Third, future research should look at the impact of group size on the development of shared interest. This study was not able to identify a statistically a significant relationship between size and shared interests. However, our findings indicate that gatekeepers of smaller groups are more likely to make higher shared interest comments. Hence, future studies could evaluate whether, and in what ways, group size has an influence on the pursuit of shared interests. And the effect of the group’s operational mode – which is likely to be related to size – should also be explored for its effect on collective action. Specifically, in the case of groups with an operational model that comprises core and peripheral members, in which the gatekeeper working closely with the inner core, it might be more appropriate to view the gatekeeper as being a principal. This suggests that in at least some angel groups the relationship is one of principal-principal rather than principal-agency (Chrisman et al., 2018; Young et al., 2008).

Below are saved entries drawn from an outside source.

# limuhit/pseudocylindrical_convolution

Hardware: AMD Instinct MI355X
Metric: ERP MPix/s enc+dec, 4096x2048 model-idx 3 (higher is better)
Workload: dtype f32; 1 GPU; ERP 4096x2048 encode+decode, model-idx 3 --ssim (valid_dim 56), 8 frame(s)/GPU/step; frames_per_gpu=8, parallelism=frames sharded, no data-path collective, weights=seeded random (transforms seed 1234, entropy randn*0.05 seed 7), content=smooth, cores_per_rank=16

## Files before the change

pseudocylindrical_convolution_amd/csrc/wino42.hip:

```cpp
#include <atomic>
#include <stdlib.h>
#include <type_traits>
#include "conv_host.h"

namespace {

#ifdef PCONV_W42_STAMP
__device__ unsigned long long w42_stamps[8][6];
#define W42_STAMP(var) const unsigned long long var = __builtin_readcyclecounter()
#else
#define W42_STAMP(var)
#endif

typedef float f32x16 __attribute__((ext_vector_type(16)));
typedef float f32x2 __attribute__((ext_vector_type(2)));
typedef __attribute__((address_space(3))) void lds_ptr_t;
typedef const __attribute__((address_space(1))) void glb_ptr_t;
typedef const __attribute__((address_space(1))) char glb_bytes_t;

constexpr int kThreads = 512, kWaves = 8;
constexpr int XW = 3;
constexpr int NXI = kWaves * XW;
constexpr int TX = 32, TY = 2;
constexpr int OROWS = 4 * TY, OCOLS = 2 * TX;
constexpr int CO = 64;
constexpr int KC = 4;
constexpr int PR = OROWS + 2, PC = OCOLS + 2;
constexpr int PSZ = KC * PR * PC;
constexpr int PLD = (PSZ + kThreads - 1) / kThreads;
constexpr int PBUF = PLD * kThreads;
constexpr int PRING = 2;
constexpr int NT = TX * TY;
constexpr int VSZ = NXI * KC * NT;
constexpr int USZ = KC * XW * CO;
constexpr int URING = 3;
constexpr int ULD = USZ / 4 / 64;
constexpr int UNROLL = 6;
constexpr int kStageFloats = PRING * PBUF + 2 * VSZ + kWaves * URING * USZ;
constexpr int kLdsFloats = kStageFloats + 256;
constexpr int ESZ = NXI * 16 * 32;
static_assert(2 * ESZ <= kStageFloats, "the two exchange buffers fit the stage memory");
static_assert(kLdsFloats * 4 <= 160 * 1024, "LDS of a CU");
static_assert(PSZ <= PBUF && USZ % 256 == 0, "stage sizes");
static_assert(PLD + 2 * ULD < 64, "vmcnt counts to 63");
static_assert(KC == 4 && NXI == 24, "transform: waves 0-3 take one channel of the stage each; three GEMMs per wave");

__global__ void wino42_pack_kernel(const float *__restrict__ w, float *__restrict__ upk, int cout, int cin, int cin_pad,
                                   int cblocks) {
  const long long total = (long long)cblocks * cin_pad * CO;
  const long long i = (long long)blockIdx.x * blockDim.x + threadIdx.x;
  if (i >= total) return;
  const int j = (int)(i % CO);
  const int ci = (int)((i / CO) % cin_pad);
  const int cb = (int)(i / ((long long)CO * cin_pad));
  const int co = cb * CO + j;
  float g[3][3];
#pragma unroll
  for (int a = 0; a < 3; a++)
#pragma unroll
    for (int b = 0; b < 3; b++) g[a][b] = (co < cout && ci < cin) ? w[(((size_t)co * cin + ci) * 3 + a) * 3 + b] : 0.f;
  float r[6][3];
#pragma unroll
  for (int b = 0; b < 3; b++) {
    const float g0 = g[0][b], g1 = g[1][b], g2 = g[2][b];
    r[0][b] = g0 * 0.25f;
    r[1][b] = (g0 + g1 + g2) * (-1.f / 6.f);
    r[2][b] = (g0 - g1 + g2) * (-1.f / 6.f);
    r[3][b] = g0 * (1.f / 24.f) + g1 * (1.f / 12.f) + g2 * (1.f / 6.f);
    r[4][b] = g0 * (1.f / 24.f) - g1 * (1.f / 12.f) + g2 * (1.f / 6.f);
    r[5][b] = g2;
  }
#pragma unroll
  for (int a = 0; a < 6; a++) {
    const float u[4] = {r[a][0], (r[a][0] + r[a][1] + r[a][2]) * 0.5f, (r[a][0] - r[a][1] + r[a][2]) * 0.5f, r[a][2]};
#pragma unroll
    for (int b = 0; b < 4; b++) {
      const int xi = a * 4 + b;
      upk[((((size_t)cb * kWaves + xi / XW) * cin_pad + ci) * XW + (xi % XW)) * CO + j] = u[b];
    }
  }
}

template <int OFF>
__device__ __forceinline__ float w42_lds_read(unsigned addr) {
  static_assert(OFF >= 0 && OFF < 65536, "ds_read offset field is 16 bits");
  float v;
  asm volatile("ds_read_b32 %0, %1 offset:%2" : "=v"(v) : "v"(addr), "n"(OFF));
  return v;
}

template <int PENDING>
__device__ __forceinline__ void w42_wait(float (&a)[2], float (&b)[2]) {
  asm volatile("s_waitcnt lgkmcnt(%4)" : "+v"(a[0]), "+v"(a[1]), "+v"(b[0]), "+v"(b[1]) : "n"(PENDING));
}

template <int U, int VB, int ST>
__device__ __forceinline__ void w42_read_step(float (&a)[2], float (&b)[2], unsigned abase, unsigned bbase) {
  constexpr int x = ST >> 1, kp = ST & 1;
  constexpr int aoff = (U * USZ + (kp * 2 * XW + x) * CO) * 4;
  constexpr int boff = (VB * VSZ + (x * KC + kp * 2) * NT) * 4;
  a[0] = w42_lds_read<aoff>(abase);
  a[1] = w42_lds_read<aoff + 128>(abase);
  b[0] = w42_lds_read<boff>(bbase);
  b[1] = w42_lds_read<boff + 128>(bbase);
}

struct W42Half {
  const float *tp;
  float *tv;
  float cf[3][5];
};
struct W42Rows {
  float t[5][4];
};
template <int PB>
__device__ __forceinline__ void w42_half_load(const W42Half &h, W42Rows &w) {
  const float *p = h.tp + PB * PBUF;
#pragma unroll
  for (int a = 0; a < 5; a++) {
    const f32x2 lo = *reinterpret_cast<const f32x2 *>(p + a * PC), hi = *reinterpret_cast<const f32x2 *>(p + a * PC + 2);
    w.t[a][0] = lo.x, w.t[a][1] = lo.y, w.t[a][2] = hi.x, w.t[a][3] = hi.y;
  }
}
__device__ __forceinline__ void w42_half_horizontal(W42Rows &w) {
#pragma unroll
  for (int a = 0; a < 5; a++) {
    const float d0 = w.t[a][0], d1 = w.t[a][1], d2 = w.t[a][2], d3 = w.t[a][3];
    w.t[a][0] = d0 - d2, w.t[a][1] = d1 + d2, w.t[a][2] = d2 - d1, w.t[a][3] = d1 - d3;
  }
}
template <int VBUF, int R>
__device__ __forceinline__ void w42_half_row(const W42Half &h, const W42Rows &w) {
  constexpr int XS = KC * NT;
  float *v = h.tv + VBUF * VSZ + R * 4 * XS;
#pragma unroll
  for (int j = 0; j < 4; j++) {
    float s = h.cf[R][4] * w.t[4][j];
    s = __builtin_fmaf(h.cf[R][3], w.t[3][j], s);
    s = __builtin_fmaf(h.cf[R][2], w.t[2][j], s);
    s = __builtin_fmaf(h.cf[R][1], w.t[1][j], s);
    s = __builtin_fmaf(h.cf[R][0], w.t[0][j], s);
    v[j * XS] = s;
  }
}

template <int U, int VB, int ST, bool IL, class PD, class WD>
__device__ __forceinline__ void w42_mma_steps(f32x16 (&acc)[XW][2][2], float (&a)[2][2], float (&b)[2][2], unsigned abase,
                                              unsigned bbase, const W42Half &h, W42Rows &rows, PD &pd, WD &wd) {
  constexpr int NST = 2 * XW;
  constexpr int X = ST >> 1, S = ST & 1;
  static_assert(NST == 6, "the transform pieces are placed by hand in six steps");
  if constexpr (ST + 1 < NST) w42_read_step<U, VB, ST + 1>(a[(ST + 1) & 1], b[(ST + 1) & 1], abase, bbase);
  w42_wait<(ST + 1 < NST) ? 4 : 0>(a[S], b[S]);
  __builtin_amdgcn_sched_barrier(0);
  using std::integral_constant;
  auto dma = [&](auto g_c) {
    constexpr int G = decltype(g_c)::value;
    if constexpr (IL && ST <= 1 && ST * 3 + G < PLD && G < 3) {
      __builtin_amdgcn_sched_barrier(0);
      pd(integral_constant<int, ST * 3 + G>{});
      __builtin_amdgcn_sched_barrier(0);
    }
    if constexpr (IL && ST == NST - 1 && G < ULD) {
      __builtin_amdgcn_sched_barrier(0);
      wd(integral_constant<int, G>{});
      __builtin_amdgcn_sched_barrier(0);
    }
  };
  acc[X][0][0] = __builtin_amdgcn_mfma_f32_32x32x2f32(a[S][0], b[S][0], acc[X][0][0], 0, 0, 0);
  if constexpr (ST == 0) {
    __builtin_amdgcn_sched_barrier(0);
    w42_half_load<VB ^ 1>(h, rows);
    __builtin_amdgcn_sched_barrier(0);
  }
  if constexpr (ST == 1) {
    __builtin_amdgcn_sched_barrier(0);
    w42_half_horizontal(rows);
    __builtin_amdgcn_sched_barrier(0);
  }
  dma(integral_constant<int, 0>{});
  acc[X][0][1] = __builtin_amdgcn_mfma_f32_32x32x2f32(a[S][0], b[S][1], acc[X][0][1], 0, 0, 0);
  dma(integral_constant<int, 1>{});
  acc[X][1][0] = __builtin_amdgcn_mfma_f32_32x32x2f32(a[S][1], b[S][0], acc[X][1][0], 0, 0, 0);
  if constexpr (ST >= 2 && ST <= 4) {
    __builtin_amdgcn_sched_barrier(0);
    w42_half_row<VB ^ 1, ST - 2>(h, rows);
    __builtin_amdgcn_sched_barrier(0);
  }
  dma(integral_constant<int, 2>{});
  acc[X][1][1] = __builtin_amdgcn_mfma_f32_32x32x2f32(a[S][1], b[S][1], acc[X][1][1], 0, 0, 0);
  __builtin_amdgcn_sched_barrier(0);
  if constexpr (ST + 1 < NST) w42_mma_steps<U, VB, ST + 1, IL>(acc, a, b, abase, bbase, h, rows, pd, wd);
}

template <bool RES, bool D2W>
__global__ __launch_bounds__(kThreads) void wino42_conv3x3_kernel(
    const float *__restrict__ in, const float *__restrict__ upk, float *out, int cin, int cin_pad, int h,
    int w, int cout, int ho, int wo, int tiles_r, int tiles_c, int cblocks, WView vin, WView vout, WEpilogue ep) {
  W42_STAMP(st_start);
  extern __shared__ float lds[];
  float *Ps = lds, *Vs = lds + PRING * PBUF, *Us = lds + PRING * PBUF + 2 * VSZ;

  int b = blockIdx.x;
  const int cb = b % cblocks;
  b /= cblocks;
  const int trx = b % tiles_r;
  b /= tiles_r;
  const int tcx = b % tiles_c;
  const int t = b / tiles_c;
  const int r0 = trx * OROWS, c0 = tcx * OCOLS, cout0 = cb * CO;

  const int tid = threadIdx.x;
  const int lane = tid & 63;
  const int wave = __builtin_amdgcn_readfirstlane(tid >> 6);
  const int l31 = lane & 31, half = lane >> 5;
  float *outp = out + (size_t)t * vout.ts;
  const int limit = ep.col_limit ? ep.col_limit[t % ep.npart] : wo;

  if (c0 >= limit) {
    for (int e = tid; e < CO * OROWS * OCOLS; e += kThreads) {
      const int col = e % OCOLS, row = (e / OCOLS) % OROWS, co = cout0 + e / (OCOLS * OROWS);
      if (co < cout && r0 + row < ho && c0 + col < wo) {
        if (D2W)
          outp[(size_t)(co >> 2) * vout.cs + (size_t)(2 * (r0 + row) + ((co >> 1) & 1)) * vout.rs + 2 * (c0 + col) + (co & 1)] = 0.f;
        else
          outp[(size_t)co * vout.cs + (size_t)(r0 + row) * vout.rs + c0 + col] = 0.f;
      }
    }
    return;
  }

  const float *inp = in + (size_t)t * vin.ts;
  const int nchunk = cin_pad / KC;

  unsigned xoffs[PLD];
#pragma unroll
  for (int j = 0; j < PLD; j++) {
    int e = tid + j * kThreads;
    e = e < PSZ ? e : 0;
    const int pc = e % PC, pr = (e / PC) % PR, ci = e / (PC * PR);
    int ir = r0 + pr, ic = c0 + pc;
    ir = ir < h ? ir : h - 1;
    ic = ic < w ? ic : w - 1;
    xoffs[j] = (unsigned)(((long long)ci * vin.cs + (long long)ir * vin.rs + ic) * 4);
  }
  const size_t xstep = (size_t)KC * vin.cs;
  auto patch_piece = [&](int chunk, int buf, int j) {
    unsigned xo = xoffs[j];
    asm volatile("" : "+v"(xo));
    glb_bytes_t *xb = (glb_bytes_t *)(inp + chunk * xstep);
    __builtin_amdgcn_global_load_lds((glb_ptr_t *)(xb + xo), (lds_ptr_t *)(Ps + buf * PBUF + j * kThreads + wave * 64), 4, 0,
                                     0);
  };
  auto issue_patch = [&](int chunk, int buf, bool guard) {
    if (guard && chunk >= nchunk) return;
#pragma unroll
    for (int j = 0; j < PLD; j++) patch_piece(chunk, buf, j);
  };
  const float *uw = upk + ((size_t)cb * kWaves + wave) * cin_pad * XW * CO;
  float *us_w = Us + wave * URING * USZ;
  auto weight_piece = [&](int chunk, auto j_c) {
    constexpr int j = decltype(j_c)::value;
    glb_bytes_t *src = (glb_bytes_t *)(uw + (size_t)chunk * USZ);
    float *dst = us_w + (chunk % URING) * USZ;
    unsigned lo = (unsigned)lane * 16u;
    asm volatile("" : "+v"(lo));
    __builtin_amdgcn_global_load_lds((glb_ptr_t *)(src + lo), (lds_ptr_t *)dst, 16, j * 1024, 0);
  };
  auto issue_weights = [&](int chunk, bool guard) {
    if (guard && chunk >= nchunk) return;
    static_assert(ULD == 3, "weight pieces are issued by name");
    weight_piece(chunk, std::integral_constant<int, 0>{});
    weight_piece(chunk, std::integral_constant<int, 1>{});
    weight_piece(chunk, std::integral_constant<int, 2>{});
  };

  const int wave4 = wave >> 2, tch = wave & 3;
  const int tty = lane >> 5, ttx = lane & 31;
  const float *tp0 = Ps + (tch * PR + 4 * tty + wave4) * PC + 2 * ttx;
  float *tv0 = Vs + (wave4 * 12 * KC + tch) * NT + lane;
  const W42Half half_t = {tp0, tv0,
                          {{wave4 ? -2.f : 4.f, wave4 ? -1.f : 0.f, wave4 ? 2.f : -5.f, wave4 ? 1.f : 0.f, wave4 ? 0.f : 1.f},
                           {wave4 ? 2.f : 0.f, wave4 ? -1.f : -4.f, wave4 ? -2.f : -4.f, 1.f, wave4 ? 0.f : 1.f},
                           {wave4 ? 4.f : 0.f, wave4 ? 0.f : 4.f, wave4 ? -5.f : -4.f, wave4 ? 0.f : -1.f, 1.f}}};
  auto transform_full = [&](int pbuf, int vbuf) {
    W42Rows rows;
    const float *p = tp0 + pbuf * PBUF;
#pragma unroll
    for (int a = 0; a < 5; a++) {
      const f32x2 lo = *reinterpret_cast<const f32x2 *>(p + a * PC), hi = *reinterpret_cast<const f32x2 *>(p + a * PC + 2);
      rows.t[a][0] = lo.x, rows.t[a][1] = lo.y, rows.t[a][2] = hi.x, rows.t[a][3] = hi.y;
    }
    w42_half_horizontal(rows);
    constexpr int XS = KC * NT;
    float *v = tv0 + vbuf * VSZ;
#pragma unroll
    for (int r = 0; r < 3; r++)
#pragma unroll
      for (int j = 0; j < 4; j++) {
        float s = half_t.cf[r][4] * rows.t[4][j];
        s = __builtin_fmaf(half_t.cf[r][3], rows.t[3][j], s);
        s = __builtin_fmaf(half_t.cf[r][2], rows.t[2][j], s);
        s = __builtin_fmaf(half_t.cf[r][1], rows.t[1][j], s);
        s = __builtin_fmaf(half_t.cf[r][0], rows.t[0][j], s);
        v[(r * 4 + j) * XS] = s;
      }
  };

  f32x16 acc[XW][2][2];
#pragma unroll
  for (int x = 0; x < XW; x++)
#pragma unroll
    for (int m = 0; m < 2; m++)
#pragma unroll
      for (int n = 0; n < 2; n++)
#pragma unroll
        for (int r = 0; r < 16; r++) acc[x][m][n][r] = 0.f;

  float *Bt = lds + kStageFloats;
  if (wave < 4) {
    const float *src = wave < 2 ? ep.bias : (ep.act == 1 ? ep.slope : nullptr);
    int co = cout0 + (wave & 1) * 64 + lane;
    co = co < cout ? co : cout - 1;
    if (src)
      __builtin_amdgcn_global_load_lds((glb_ptr_t *)(src + co), (lds_ptr_t *)(Bt + wave * 64), 4, 0, 0);
    else
      Bt[wave * 64 + lane] = 0.f;
  }
  issue_patch(0, 0, true);
#pragma unroll
  for (int k = 0; k < URING; k++) issue_weights(k, true);
  issue_patch(1, 1, true);
  __builtin_amdgcn_s_waitcnt(0);
  __syncthreads();
  transform_full(0, 0);

  const unsigned lds0 = (unsigned)reinterpret_cast<uintptr_t>(lds);
  const unsigned abase = lds0 + (unsigned)((us_w - lds) + half * XW * CO + l31) * 4u;
  const unsigned bbase = lds0 + (unsigned)((Vs - lds) + ((wave * XW) * KC + half) * NT + l31) * 4u;
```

Fourth, future studies should look at other stages in the investment process to evaluate whether the common actions of both the gatekeeper and the members in the pursuit of shared interests become more significant. For example, during the post-investment stage does the interaction with the investee companies reflect the group’s shared interests? And is the pursuit of an exit based on the shared interest of all the group members who invested. Specifically, how do the entrepreneurs, angel investors and any other investors (e.g. VC funds) achieve a shared interest in the exit decision and to what extent does this involve collective action to achieve this outcome (Botelho et al., 2021)?
Finally, angel investing is a now a global activity. But in the light of differences between countries – especially between developed, emerging and developing countries – notably in composition of the angel population, institutions and cultural values (Harrison, 2017) – there is a need for research to examine how forms of collective action amongst angels might vary across the globe. Collective action between angel groups in different countries has also been identified as a key requirement to enable business angels to make cross-border investments (Mason et al., 2022). Accordingly, further research should examine the forms of collective action between angels groups in different countries and how they facilitate cross-border angel investing.
Footnotes
Funding
The author(s) disclosed receipt of the following financial support for the research, authorship, and/or publication of this article: This paper arises from research funded by the ESRC under its Co-funded Pilot scheme. The co-funders were NESTA, BVCA, Lloyds-TSB and Invest NI.